Conventional cancer treatment modalities often suffer from significant side effects, prompting the exploration of novel therapeutic strategies. Nanodrug delivery systems hold promise for cancer therapy due to their enhanced biocompatibility, potential for targeted drug delivery via surface functionalization, and the possibility of reduced side effects. ZnO-NPs have emerged as promising candidates in this arena, with several studies demonstrating their efficacy against various cancers [49,52,53,54,55]. The proposed mechanisms of action for ZnO-NP-mediated cytotoxicity include the generation of reactive oxygen species (ROS) within cancer cells, leading to apoptosis, cell cycle arrest, necrosis, and membrane damage [56]. This ROS production can also indirectly impact cellular DNA. Additionally, the nanoscale size of ZnO-NPs may facilitate their penetration into the nucleus of cancer cells, potentially enabling interaction with genetic material [57]. Furthermore, their high biocompatibility makes them attractive candidates for various therapeutic applications [58]. Notably, the enhanced solubility of ZnO-NPs compared to other nanoparticles may contribute to their amplified cytotoxic effects on diverse cancer cell lines [59].
Next, we employed the MTT assay to evaluate the cytotoxic potential of S. hirsuta-mediated ZnO-NPs against MCF-7 and Hep-2 cancer cell lines. Both cell lines exhibited a significant dose-dependent decrease in cell viability upon ZnO-NP treatment. MCF-7 cells displayed a maximum viability of approximately 60.5% at the highest tested concentration of ZnO-NPs (100 µg/mL). Similarly, Hep-2 cell viability was reduced to around 35.2% at the same concentration (Figure 6). These findings suggest a potentially greater efficacy of S. hirsuta-mediated ZnO-NPs against Hep-2 cells compared to MCF-7 cells. The calculated IC50 values, representing the concentration required to inhibit cell viability by 50%, were 73.01 µg/mL and 112.74 µg/mL for Hep-2 and MCF-7 cells, respectively. Notably, previous studies have reported similar cytotoxic activities of synthesized ZnO-NPs against MCF-7 [60] and Hep-2 [61] cell lines, corroborating our observations.

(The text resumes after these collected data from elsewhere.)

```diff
@@ -467,9 +504,12 @@
         }
         stamp(5);
         {
-            const int yo = t.y0 + 2 * w8 + (p >> 4), xo = t.x0 + (p & 15);
+            int te = tid;
+            if constexpr (SPLIT) asm volatile("" : "+v"(te));
+            const int pe = SPLIT ? te & 31 : p, he = SPLIT ? (te >> 5) & 1 : h;
+            const int yo = t.y0 + 2 * w8 + (pe >> 4), xo = t.x0 + (pe & 15);
             if (2 * w8 < FTH && yo < H && xo < W) {
-                const size_t off = ((t.b * H + yo) * (size_t)W + xo) * C + 16 * h + 32 * n0;
+                const size_t off = ((t.b * H + yo) * (size_t)W + xo) * C + 16 * he + 32 * n0;
 #pragma unroll
                 for (int n = 0; n < NTW; ++n) {
                     const uint4 xa = reinterpret_cast<const uint4*>(x + off + 32 * n)[0], xb = reinterpret_cast<const uint4*>(x + off + 32 * n)[1];
@@ -1963,11 +2003,13 @@
     const bool small = C == 32 && (march || !(hp && atoi(hp) == 128));
     const int hpass = (small || C == 128) ? 64 : 128, hpitch = hpass * 2 + 16, rpitch = (HS * hpitch + 255) / 256 * 256;
     const long cap = (long)ctx->num_cus * (small ? 2 : 1);
-    const bool nw16 = C == 64 && dwpack && (march || !(getenv("AVX_MST_FFN_NW") && atoi(getenv("AVX_MST_FFN_NW")) == 8));
-    const size_t lds = (size_t)(march ? 8 : kFfnNGRP) * 32 * (C * 2 + 16) + (size_t)(fth + 2) * rpitch + (dwpack ? 0 : (size_t)9 * 4 * C * 2) + sizeof(float) * 2 * C +
-                       (nw16 ? (size_t)(C / 32) * (hpass / 16) * 1024 : 0) + (march ? (size_t)(4 * C / hpass) * 2 * HS * hpitch : 0);
+    const bool nw16 = (C == 64 || C == 128) && dwpack && (march || !(getenv("AVX_MST_FFN_NW") && atoi(getenv("AVX_MST_FFN_NW")) == 8));
+    const bool split = nw16 && C == 128;
+    const size_t lds = (split ? (size_t)HS * (fth + 2) : (size_t)(march ? 8 : kFfnNGRP) * 32) * (C * 2 + 16) + (size_t)(fth + 2) * rpitch + (dwpack ? 0 : (size_t)9 * 4 * C * 2) +
+                       (split ? 0 : sizeof(float) * 2 * C) + (nw16 ? (size_t)(C / 32) * (hpass / 16) * 1024 : 0) + (march ? (size_t)(4 * C / hpass) * 2 * HS * hpitch : 0);
     AVX_REQUIRE(ctx, total <= 0x7fffffffl, "avx_mst_ffn_fused: 2^31 tiles or more");
     AVX_REQUIRE(ctx, !march || (dwpack && (C == 32 || C == 64)), "avx_mst_ffn_fused: the marching form is built for the matrix-pipe kernels at C = 32 and 64");
+    AVX_REQUIRE(ctx, lds <= 163840, "avx_mst_ffn_fused: %zu bytes of LDS, a CU has 163,840", lds);
     long nwg = total < cap ? total : cap;
     if (max_workgroups > 0 && max_workgroups < nwg) nwg = max_workgroups;
     const dim3 grid((unsigned)nwg);
@@ -1998,7 +2040,7 @@
 #define AVX_FFN_ST(CV, HP, MW, NWV) { if (sparse) AVX_FFN_ST1(CV, HP, MW, NWV, true) else AVX_FFN_ST1(CV, HP, MW, NWV, false) }
 #define AVX_FFN_STM(CV, HP, MW, NWV) { if (sparse) AVX_FFN_ST2(CV, HP, MW, NWV, true, true) else AVX_FFN_ST2(CV, HP, MW, NWV, false, true) }
         if (march && C == 32) AVX_FFN_STM(32, 64, 4, 8) else if (march) AVX_FFN_STM(64, 128, 1, 16)
-        else if (C == 32) AVX_FFN_ST(32, 64, 4, 8) else if (nw16) AVX_FFN_ST(64, 128, 1, 16) else if (C == 64) AVX_FFN_ST(64, 128, 2, 8) else AVX_FFN_ST(128, 64, 2, 8)
+        else if (C == 32) AVX_FFN_ST(32, 64, 4, 8) else if (split) AVX_FFN_ST(128, 64, 1, 16) else if (nw16) AVX_FFN_ST(64, 128, 1, 16) else if (C == 64) AVX_FFN_ST(64, 128, 2, 8) else AVX_FFN_ST(128, 64, 2, 8)
 #undef AVX_FFN_STM
 #undef AVX_FFN_ST
 #undef AVX_FFN_ST1
@@ -2021,6 +2063,8 @@
     else if (march && sparse) AVX_FFN1M(64, 128, 1, true, 16, true, true)
     else if (march) AVX_FFN1M(64, 128, 1, true, 16, false, true)
     else if (C == 32 && small) AVX_FFN(32, 64, 4) else if (C == 32) AVX_FFN(32, 128, 2)
+    else if (split && sparse) AVX_FFN1S(128, 64, 1, true, 16, true)
+    else if (split) AVX_FFN1(128, 64, 1, true, 16)
     else if (nw16 && sparse) AVX_FFN1S(64, 128, 1, true, 16, true)
     else if (nw16) AVX_FFN1(64, 128, 1, true, 16)
     else if (C == 64) AVX_FFN(64, 128, 2) else AVX_FFN(128, 64, 2)
```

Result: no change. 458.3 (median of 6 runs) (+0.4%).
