__global__ void __launch_bounds__(128) coalesce_kernel(BinsView bv, ReadsView rv, Params p, uint32_t nq,
                                                       const uint32_t* __restrict__ hit_off,
                                                       const uint32_t* __restrict__ q_nhits,
                                                       const uint32_t* __restrict__ q_nseeds,
                                                       uint64_t* __restrict__ hit_keys,
                                                       CandRec* __restrict__ cand_sparse,
                                                       uint32_t* __restrict__ q_ncand,
                                                       uint32_t* __restrict__ heavy_list,
                                                       uint32_t* __restrict__ monster_list,
                                                       BatchCounters* __restrict__ ctr) {
  const uint32_t r = blockIdx.x * blockDim.x + threadIdx.x;
  const unsigned lane = threadIdx.x & 31;
  uint32_t first = 0;
  if (p.ns == 2 && r * 2 + 1 < nq && q_nhits[r * 2 + 1] > q_nhits[r * 2]) first = 1;
  for (uint32_t pass = 0; pass < p.ns; ++pass) {
    const uint32_t s = p.ns == 2 ? (pass ^ first) : 0;
    const uint32_t q = r * p.ns + s;
    uint32_t nh = q < nq ? q_nhits[q] : 0;
    if (pass == 1 && !__any_sync(0xffffffffu, nh != 0)) {
      if (q < nq) q_ncand[q] = 0;
      continue;
    }
    uint32_t nc = 0, L = 0, k = 0, ms = 0, base = 0;
    if (nh) {
      L = query_len(rv, p.ns, q);
      k = edit_budget(L, p.edit_rate);
      ms = min_seeds_of(q_nseeds[q], p.min_seed);
      base = hit_off[q];
      if (nh <= kLightItems) {
        uint64_t* kq = hit_keys + base;
        if (nh > 1) {
          uint64_t v[kLightItems];
#pragma unroll
          for (uint32_t i = 0; i < kLightItems; ++i) v[i] = i < nh ? kq[i] : ~0ull;
          static_assert(kLightItems == 16, "sort_network16 sorts exactly 16 keys");
          sort_network16(v);
#pragma unroll
          for (uint32_t i = 0; i < kLightItems; ++i)
            if (i < nh) kq[i] = v[i];
        }
        nc = coalesce_item(bv, kq, nh, ms, L, k, cand_sparse + base);
      }
    }
    unsigned heavy = __ballot_sync(0xffffffffu, nh > kLightItems && nh <= kMonsterHits);
    if (heavy) {
      uint32_t slot = 0;
      if (lane == (unsigned)(__ffs(heavy) - 1)) slot = atomicAdd(&ctr->n_heavy, (unsigned)__popc(heavy));
      slot = __shfl_sync(0xffffffffu, slot, __ffs(heavy) - 1);
      if (nh > kLightItems && nh <= kMonsterHits) heavy_list[slot + __popc(heavy & ((1u << lane) - 1))] = q;
    }
    if (nh > kMonsterHits) monster_list[atomicAdd(&ctr->n_monster, 1u)] = q;
    if (q < nq && nh <= kLightItems) q_ncand[q] = nc;
  }
}

__global__ void __launch_bounds__(128) coalesce_heavy_kernel(BinsView bv, ReadsView rv, Params p,
                                                             const uint32_t* __restrict__ hit_off,
                                                             const uint32_t* __restrict__ q_nhits,
                                                             const uint32_t* __restrict__ q_nseeds,
                                                             const uint64_t* __restrict__ hit_keys,
                                                             CandRec* __restrict__ cand_sparse,
                                                             uint32_t* __restrict__ q_ncand,
                                                             const uint32_t* __restrict__ heavy_list,
                                                             BatchCounters* __restrict__ ctr) {
  const unsigned lane = threadIdx.x & 31;
  const uint32_t n_list = ctr->n_heavy;
  for (;;) {
// ... 63 lines not shown
      uint32_t run = 0;
      for (int i = 0; i < 32; ++i) {
        s_pre[i] = run;
        run += s_cnt[i];
      }
      s_pre[32] = run;
      q_ncand[q] = run;
    }
    __syncthreads();
    for (uint32_t i = lane; i < cnt; i += 32) cand_sparse[base + s_pre[w] + i] = cand_stage[base + my_start + i];
    __syncthreads();
  }
}
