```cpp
int indexed_from_cube_slots(int device, int num_cu, hipStream_t s, float* d_slot_cube, uint64_t slot_cap36, uint64_t S, uint64_t cube_cap, const float* d_fv,
                            const void* d_cubes, const hipEvent_t key_ev[4], gsdf_indexed** out);
int launch_block_scan(const unsigned* d_cnt, unsigned n, unsigned* d_base, unsigned long long* d_total, hipStream_t s);

float* pool_take(int device, uint64_t need, uint64_t* cap_out);
void pool_give(int device, float* p, uint64_t cap);
void pool_exporter_opened();
void pool_exporter_closed();
void pool_note_exported(void* base);
void* hpool_take(size_t need, size_t* cap_out);
void hpool_give(void* p, size_t cap);
void big_memcpy(void* dst, const void* src, size_t n);
int host_buf(void** buf, size_t* cap, size_t need);
hipStream_t mesh_stream(gsdf_mesh* m);
void release_tris(gsdf_mesh* m);
```

### gsdf_amd/csrc/abi_mesh.hip

```cpp
#include <algorithm>
#include <cmath>
#include <cstdio>
#include <cstdlib>
#include <cstring>
#include <new>
#include <vector>

#include "kernels_common.h"
#include "kernels_octree.h"
#include "kernels_flat.h"
#include "kernels_dc.h"
#include "kernels_dc_indexed.h"
#include "kernels_stl.h"
#include "kernels_minecraft.h"
#include "abi_program.h"
#include "host_math.h"

namespace {
constexpr size_t kCtrBytes = (sizeof(MeshCounters) + 255) & ~(size_t)255;
const bool ctr_from_kernel = env_flag_on("GSDF_HIP_CTR_FROM_KERNEL");

using leaf_eval_kernel_t = decltype(&leaf_eval_kernel<4, 3>);
using leaf_dense_kernel_t = decltype(&leaf_dense_kernel<3, true, false>);
using dc_origin_kernel_t = decltype(&dc_origin_kernel<4, 3>);
using flat_grid_kernel_t = decltype(&flat_grid_kernel<4, 4>);
leaf_dense_kernel_t leaf_dense_aot(int w) {
  if (w == 3) return leaf_dense_kernel<3, true, false>;
  if (w == 2) return leaf_dense_kernel<2, true, false>;
  return nullptr;
}
leaf_eval_kernel_t leaf_eval_aot(const LeafVariant& v) {
  struct Row { int k, w; bool ucube, ntlds, dz; leaf_eval_kernel_t f; };
  static const Row rows[] = {
      {4, 2, true, true, true, leaf_eval_kernel<4, 2, true, true, false, true>},   {4, 3, true, true, true, leaf_eval_kernel<4, 3, true, true, false, true>},
      {4, 2, true, false, true, leaf_eval_kernel<4, 2, true, false, false, true>}, {4, 3, true, false, true, leaf_eval_kernel<4, 3, true, false, false, true>},
      {4, 2, false, true, false, leaf_eval_kernel<4, 2, false, true>}, {4, 2, true, true, false, leaf_eval_kernel<4, 2, true, true>}, {4, 2, true, false, false, leaf_eval_kernel<4, 2, true, false>},
      {4, 3, false, true, false, leaf_eval_kernel<4, 3, false, true>}, {4, 3, true, true, false, leaf_eval_kernel<4, 3, true, true>}, {4, 3, true, false, false, leaf_eval_kernel<4, 3, true, false>},
      {2, 3, false, true, false, leaf_eval_kernel<2, 3, false, true>}, {2, 3, true, true, false, leaf_eval_kernel<2, 3, true, true>}, {2, 3, true, false, false, leaf_eval_kernel<2, 3, true, false>},
      {1, 4, false, true, false, leaf_eval_kernel<1, 4, false, true>}, {1, 4, true, true, false, leaf_eval_kernel<1, 4, true, true>}, {1, 4, true, false, false, leaf_eval_kernel<1, 4, true, false>},
  };
  if (v.both) return nullptr;
  for (const Row& r : rows)
    if (r.k == v.k && r.w == v.w && r.ucube == v.ucube && r.ntlds == v.ntlds && r.dz == v.dz) return r.f;
  return nullptr;
}
dc_origin_kernel_t dc_origin_aot(SweepVariant v) {
  if (v.k == 4 && v.w == 3) return dc_origin_kernel<4, 3>;
  if (v.k == 2 && v.w == 3) return dc_origin_kernel<2, 3>;
  if (v.k == 1 && v.w == 4) return dc_origin_kernel<1, 4>;
  return nullptr;
}
flat_grid_kernel_t flat_grid_aot(SweepVariant v) {
  if (v.k == 4) return v.w == 4 ? flat_grid_kernel<4, 4> : flat_grid_kernel<4, 3>;
  if (v.k == 2) return v.w == 4 ? flat_grid_kernel<2, 4> : flat_grid_kernel<2, 3>;
  return flat_grid_kernel<1, 4>;
}
}

struct gsdf_mesh_job {
  gsdf_program* p = nullptr;
  gsdf_mesh* m = nullptr;
  gsdf_mesh_opts opts{};
  float res = 0, ox = 0, oy = 0, oz = 0;
  hipStream_t s = nullptr;
  int levels = 0, lq = 0, ls = 0, prune_cols = 0, pmask = 0, ptest = 0, lk = 0;
  size_t lds_prune = 0, lds_m = 0;
  bool want_recs = false;
  uint64_t qcap = 0, want = 0, want_rec_n = 0;
  int attempt = 0, slot;
  bool ctr_on_host = false, used_dz = false, used_dense = false;
  int chain_first = 0;
  uint64_t nblk = 0, nblk_q = 0, lbound = 0;
  size_t clear_bytes = 0;
  bool masks_valid = false;
  Cube* q[2] = {nullptr, nullptr};
  uint64_t capq[2] = {0, 0};
  MeshCounters* d_ctr = nullptr;
  MeshCounters* hcp = nullptr;
  hipEvent_t ev_done = nullptr;
  gsdf_program::OctreeWs& w;
  explicit gsdf_mesh_job(gsdf_program* pp, int sl) : p(pp), slot(sl), w(pp->ws[sl]) {}

  int enqueue();
  int prepare_outputs();
  int enqueue_descent();
  int enqueue_leaf();
  int enqueue_handover();
  int finish(bool* again);
  int stats();
};

int gsdf_mesh_job::enqueue() {
  ctr_on_host = false;
  used_dz = false;
  used_dense = false;
  if (int rc = prepare_outputs()) return rc;
  if (int rc = enqueue_descent()) return rc;
  if (int rc = enqueue_leaf()) return rc;
  HIP_TRY(hipEventRecord(w.ev[2], s));
  return enqueue_handover();
}

int gsdf_mesh_job::prepare_outputs() {
  HIP_TRY(w.q0.ensure(qcap * sizeof(Cube)));
  HIP_TRY(w.q1.ensure(qcap * sizeof(Cube)));
  q[0] = (Cube*)w.q0.p; q[1] = (Cube*)w.q1.p;
  capq[0] = w.q0.cap / sizeof(Cube); capq[1] = w.q1.cap / sizeof(Cube);
  if (want_recs && !m->d_recs) {
    const uint64_t nrec = want_rec_n ? want_rec_n : (p->last_recs ? p->last_recs + p->last_recs / 16 + 1024 : (uint64_t)1 << 20);
    const uint64_t units = (dense_bytes(nrec) + 35) / 36;
    m->d_recs = (uint8_t*)pool_take(p->device, units, &m->recs_cap36);
    if (!m->d_recs) { HIP_TRY(hipMalloc((void**)&m->d_recs, units * 36)); m->recs_cap36 = units; }
  }
  if (!want_recs && !m->d_tris) {
    uint64_t need = want ? want : (p->last_tris ? p->last_tris + p->last_tris / 16 + 1024 : (uint64_t)1 << 20);
    if (opts.host_output) {
      void* hb = nullptr;
      size_t hcap = 0;
      if (int rc = host_buf(&hb, &hcap, (size_t)need * 36)) return rc;
      m->d_tris = (float*)hb;
      m->cap = hcap / 36;
      m->host_out = true;
    } else {
      m->d_tris = pool_take(p->device, need, &m->cap);
      if (!m->d_tris) {
        HIP_TRY(hipMalloc((void**)&m->d_tris, need * 36));
        m->cap = need;
      }
    }
  }
  lbound = capq[lq & 1] << (3 * (lq - 1));
  {
    const uint64_t full = (levels - lq) * 3 >= 40 ? UINT64_MAX : ((uint64_t)1 << (3 * (levels - 1)));
    if (lbound > full) lbound = full;
  }
  constexpr uint64_t kRecBlocks0 = (uint64_t)384 << 10;
  nblk_q = (lbound + 63) / 64;
  nblk = p->rec_blocks ? p->rec_blocks : kRecBlocks0;
  if (nblk > nblk_q) nblk = nblk_q;
  const uint64_t ngrp = (nblk + MARCH_GROUP - 1) / MARCH_GROUP;
  const size_t hdr_bytes = nblk * sizeof(uint32_t), rec_bytes = nblk * (size_t)REC_BLOCK * sizeof(uint32_t);
  if (w.hdr.ensure(hdr_bytes) != hipSuccess || w.rec.ensure(rec_bytes) != hipSuccess) {
    (void)hipGetLastError();
    w.hdr.release(); w.rec.release();
    return fail(GSDF_ERR_CAPACITY, "no device memory for the cut-leaf record arena (" + std::to_string(nblk) + " blocks: " + std::to_string(hdr_bytes) + " + " +
                                       std::to_string(rec_bytes) + " bytes)");
  }
  if (want_recs && w.grp.ensure(ngrp * sizeof(unsigned long long)) != hipSuccess) {
    (void)hipGetLastError();
    return (fail(GSDF_ERR_CAPACITY, "no device memory for the cut-leaf record arena (payload = records needs it)"));
  }
  clear_bytes = kCtrBytes + ngrp * sizeof(unsigned long long);
  HIP_TRY(w.ctr.ensure(clear_bytes));
  d_ctr = (MeshCounters*)w.ctr.p;
  masks_valid = lq == 3 && ptest == 1 && p->prog.n_skip_ids > 0 && (pmask == 1 || (pmask > 1 && ((pmask >> lq) & 1)));
  return GSDF_OK;
}

int gsdf_mesh_job::enqueue_descent() {
  static const bool use_spec = env_flag_on("GSDF_HIP_PRUNE_SPEC");
  if (!use_spec) HIP_TRY(hipMemsetAsync(d_ctr, 0, clear_bytes, s));
  HIP_TRY(hipEventRecord(w.ev[0], s));
  static const int prune_bpc = env_int("GSDF_HIP_PRUNE_BPC", 2);
  int first_level = levels;
  chain_first = levels;
  unsigned* spec_part = nullptr;
  unsigned spec_rows = 0, spec_mask = 0;
  int spec_top_S = 0;
  const unsigned test_mask = pmask == 1 ? 0xffffffffu : (unsigned)pmask;
  if (use_spec) {
    const int S = levels - lq + 1 < 7 ? levels - lq + 1 : 7;
    const int last_spec = levels - (S - 1);
    unsigned n_spec = 0;
    for (int j = 0; j < S; j++) n_spec += 1u << (3 * j);
    const unsigned rrows = (n_spec + SPEC_STAGE - 1) / SPEC_STAGE;
    const size_t part_off = ((size_t)n_spec + 63) & ~(size_t)63;
    const unsigned n_last = 1u << (3 * (S - 1));
    const size_t mask_off_b = (part_off + (size_t)rrows * 16 * sizeof(unsigned) + 63) & ~(size_t)63;
    const bool spec_masks = masks_valid && last_spec == lq;
    HIP_TRY(w.spec_pass.ensure(mask_off_b + (spec_masks ? (size_t)n_last * sizeof(uint16_t) : 0)));
    uint16_t* d_mask16 = spec_masks ? (uint16_t*)((char*)w.spec_pass.p + mask_off_b) : nullptr;
    const bool chain_follows = last_spec - 1 >= lq;
    spec_part = chain_follows ? (unsigned*)((char*)w.spec_pass.p + part_off) : nullptr;
    spec_rows = rrows;
    spec_top_S = levels | (S << 8);
    spec_mask = test_mask;
    const int shard_level = opts.shard_count > 1 ? ls : -1;
    HIP_TRY(launch_kernel(prune_spec_kernel, p->spec.f_prune_spec, grid_for(n_spec, p->num_cu, 8), BLOCK, lds_prune, s, p->d_code.p, levels, n_spec, prune_cols, p->prog.nslots, ox, oy,
                          oz, res, test_mask, ptest, shard_level, opts.shard_rank, opts.shard_count, w.spec_pass.p, (unsigned*)d_ctr, clear_bytes / 4, d_mask16, n_spec - n_last));
    hipLaunchKernelGGL(prune_resolve_kernel, dim3((n_spec + SPEC_STAGE - 1) / SPEC_STAGE), dim3(BLOCK), 0, s, (const uint8_t*)w.spec_pass.p, levels, S,
                       n_spec, test_mask, q[last_spec & 1], (unsigned long long)capq[last_spec & 1], d_ctr, spec_part,
                       (const uint16_t*)d_mask16);
    HIP_TRY(hipGetLastError());
    first_level = last_spec - 1;
    chain_first = first_level;
  }
  for (int level = first_level; level >= lq; level--) {
    const int expand = level != levels;
    const int do_test = (level >= 3 && (pmask == 1 || (pmask > 1 && ((pmask >> level) & 1)))) ? ptest : 0;
    uint64_t bound = (levels - level) * 3 >= 40 ? UINT64_MAX : ((uint64_t)1 << (3 * (levels - level)));
    if (bound > capq[(level + 1) & 1] * 8) bound = capq[(level + 1) & 1] * 8;
    HIP_TRY(launch_kernel(prune_kernel, p->spec.f_prune, grid_for(bound, p->num_cu, prune_bpc), BLOCK, lds_prune, s, p->d_code.p, q[(level + 1) & 1], capq[(level + 1) & 1], expand, level,
                          prune_cols, p->prog.nslots, ox, oy, oz, res, do_test, q[level & 1], capq[level & 1], (opts.shard_count > 1 && level == ls) ? 1 : 0, opts.shard_rank,
                          opts.shard_count, d_ctr, level == first_level ? spec_part : nullptr, spec_rows, spec_top_S, spec_mask));
  }
  HIP_TRY(hipEventRecord(w.ev[1], s));
  return GSDF_OK;
}

int gsdf_mesh_job::enqueue_leaf() {
  const uint64_t bound = lbound;
  const unsigned long long tcap = opts.max_tris ? opts.max_tris : m->cap;
  static const int leaf_bpc = env_int("GSDF_HIP_LEAF_BPC", 32);
  const unsigned grid = grid_for(bound, p->num_cu, leaf_bpc);
  const Cube* cubes = q[lq & 1];
  const uint64_t ncubes = capq[lq & 1];
  uint32_t* d_hdr = (uint32_t*)w.hdr.p;
  uint32_t* d_rec = (uint32_t*)w.rec.p;
  unsigned long long* d_psum = (unsigned long long*)((char*)w.ctr.p + kCtrBytes);
  const unsigned use_masks = masks_valid ? 1u : 0u;
  used_dense = opts.share_corners == 1 && lq == 3 && lk == 4;
  const bool want_dz = opts.share_corners == 2 && lq == 3 && lk == 4;
  if (used_dense) {
    spec_ensure(p, SPEC_DENSE);
    const size_t lds_d = p->lds_dense();
    HIP_TRY(launch_kernel(leaf_dense_aot(3 * lds_d <= gsdf_program::kLdsPerCu ? 3 : 2), p->spec.f_leaf_dense, grid, BLOCK, lds_d, s, p->d_code.p, cubes, ncubes, p->prog.nslots, ox, oy, oz, res,
                          d_hdr, d_rec, d_psum, nblk, d_ctr, use_masks));
  } else {
    if (want_dz) spec_ensure(p, SPEC_ROWS);
    const LeafPick pick = p->leaf_pick(lq, want_dz);
    used_dz = pick.v.dz;
    HIP_TRY(launch_kernel(leaf_eval_aot(pick.v), pick.f, grid, BLOCK, lq != 3 ? lds_m + 256 : lds_m, s, p->d_code.p, cubes, ncubes, lq, p->prog.nslots, ox, oy, oz, res, d_hdr, d_rec,
                          d_psum, nblk, d_ctr, use_masks));
  }
  HIP_TRY(hipEventRecord(w.ev[3], s));
  if (want_recs) {
    uint64_t rec_cap = m->recs_cap36 * 36 / 41;
    if (rec_cap > 2) rec_cap -= 2;
    hipLaunchKernelGGL(scan_groups_kernel, dim3(1), dim3(1024), 0, s, (const unsigned long long*)d_psum, (unsigned long long)nblk, lq, d_ctr,
                       (unsigned long long*)w.grp.p, m->d_recs, (unsigned long long)rec_cap,
                       ctr_from_kernel ? hcp : (MeshCounters*)nullptr);
    HIP_TRY(hipGetLastError());
    const uint64_t ngrp_q = (nblk_q + MARCH_GROUP - 1) / MARCH_GROUP;
    const uint64_t gmax = (uint64_t)p->num_cu * 8;
    hipLaunchKernelGGL(pack_records_kernel, dim3((unsigned)(ngrp_q < gmax ? (ngrp_q ? ngrp_q : 1) : gmax)), dim3(BLOCK), 0, s, (const uint32_t*)d_hdr,
                       (const uint32_t*)d_rec, (const unsigned long long*)w.grp.p, (unsigned long long)nblk, lq, (const MeshCounters*)d_ctr,
                       m->d_recs, (unsigned long long)rec_cap);
  } else {
    static const int march_bpc = env_int("GSDF_HIP_MARCH_BPC", 4);
    const size_t lds_march = MARCH_LDS_BYTES;
    hipLaunchKernelGGL(march_records_kernel, dim3(grid_for(nblk_q, p->num_cu, march_bpc)), dim3(BLOCK), lds_march, s, d_hdr, d_rec,
                       d_psum, (unsigned long long)nblk, lq, ox, oy, oz, res, m->d_tris, (uint64_t)tcap, d_ctr,
                       ctr_from_kernel ? hcp : (MeshCounters*)nullptr);
  }
  ctr_on_host = ctr_from_kernel;
  HIP_TRY(hipGetLastError());
  return GSDF_OK;
}

int gsdf_mesh_job::enqueue_handover() {
  if (!ctr_on_host) {
    HIP_TRY(hipMemcpyAsync(hcp, d_ctr, sizeof(MeshCounters), hipMemcpyDeviceToHost, s));
    HIP_TRY(hipEventRecord(w.ev[4], s));
  }
  ev_done = ctr_on_host ? w.ev[2] : w.ev[4];
  return GSDF_OK;
}

int gsdf_mesh_job::finish(bool* again) {
    MeshCounters& hc = *hcp;
    HIP_TRY(hipEventSynchronize(ev_done));
    if (hc.q_overflow) {
      if (attempt >= 8) return (fail(GSDF_ERR_CAPACITY, "octree queue capacity exceeded"));
      qcap *= 4;
      *again = true;
      return GSDF_OK;
    }
    const uint64_t need = ((hc.n_level[lq] << (3 * (lq - 1))) + 63) / 64;
    if (need > nblk) {
      if (attempt >= 8) return (fail(GSDF_ERR_CAPACITY, "cut-leaf record arena capacity exceeded"));
      p->rec_blocks = need + need / 8 + 1024;
      *again = true;
      return GSDF_OK;
    }
    if (hc.overflow && want_recs) {
      if (attempt >= 8) return (fail(GSDF_ERR_CAPACITY, "device record buffer capacity exceeded"));
      pool_give(p->device, (float*)m->d_recs, m->recs_cap36);
      m->d_recs = nullptr; m->recs_cap36 = 0;
      want_rec_n = hc.n_cut + hc.n_cut / 16 + 1024;
      *again = true;
      return GSDF_OK;
    }
    if (hc.overflow) {
      if (opts.max_tris) return (fail(GSDF_ERR_CAPACITY, "device triangle buffer capacity exceeded"));
      if (attempt >= 8) return (fail(GSDF_ERR_CAPACITY, "device triangle buffer capacity exceeded"));
      release_tris(m);
      want = hc.n_tris + hc.n_tris / 16 + 1024;
      *again = true;
      return GSDF_OK;
    }
    *again = false;
    return GSDF_OK;
}
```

To assess the impact of S. hirsuta-mediated ZnO-NPs on cellular morphology, MCF-7 and Hep-2 cells were treated with varying concentrations encompassing the established IC50 values (Figure 7). This approach revealed dose-dependent morphological changes in both cell lines following a 24 h exposure to ZnO-NPs (0, 50, and 100 µg/mL). Treated cells exhibited shrinkage, detachment from the culture surface, distorted cell shapes, and the formation of blebs, contrasting with the homogenous, even, and uniform adherence pattern observed in untreated control cells. These morphological alterations are hallmarks of cellular stress and are consistent with the antiproliferative effects of ZnO-NPs reported in previous studies [61,62]. We further conducted a comparative analysis of cytotoxic activity. A prior study reported a 43% cytotoxicity in Hep-2 cells exposed to a lower concentration (20 µg/mL) of synthetic ZnO-NPs for 24 h [61]. In contrast, our findings demonstrate a higher cytotoxic activity (64.82%) for S. hirsuta-mediated ZnO-NPs simultaneously. This discrepancy might be due, in part, to the biogenic nature of our ZnO-NPs. Preliminary screening results revealed the S. hirsuta filtrate exhibited varying degrees of anticancer activity against MCF-7 and Hep-2 cell lines. This suggests inherent bioactivity within the filtrate, with surface-associated secondary metabolites potentially contributing a synergistic cytotoxic effect with the ZnO core.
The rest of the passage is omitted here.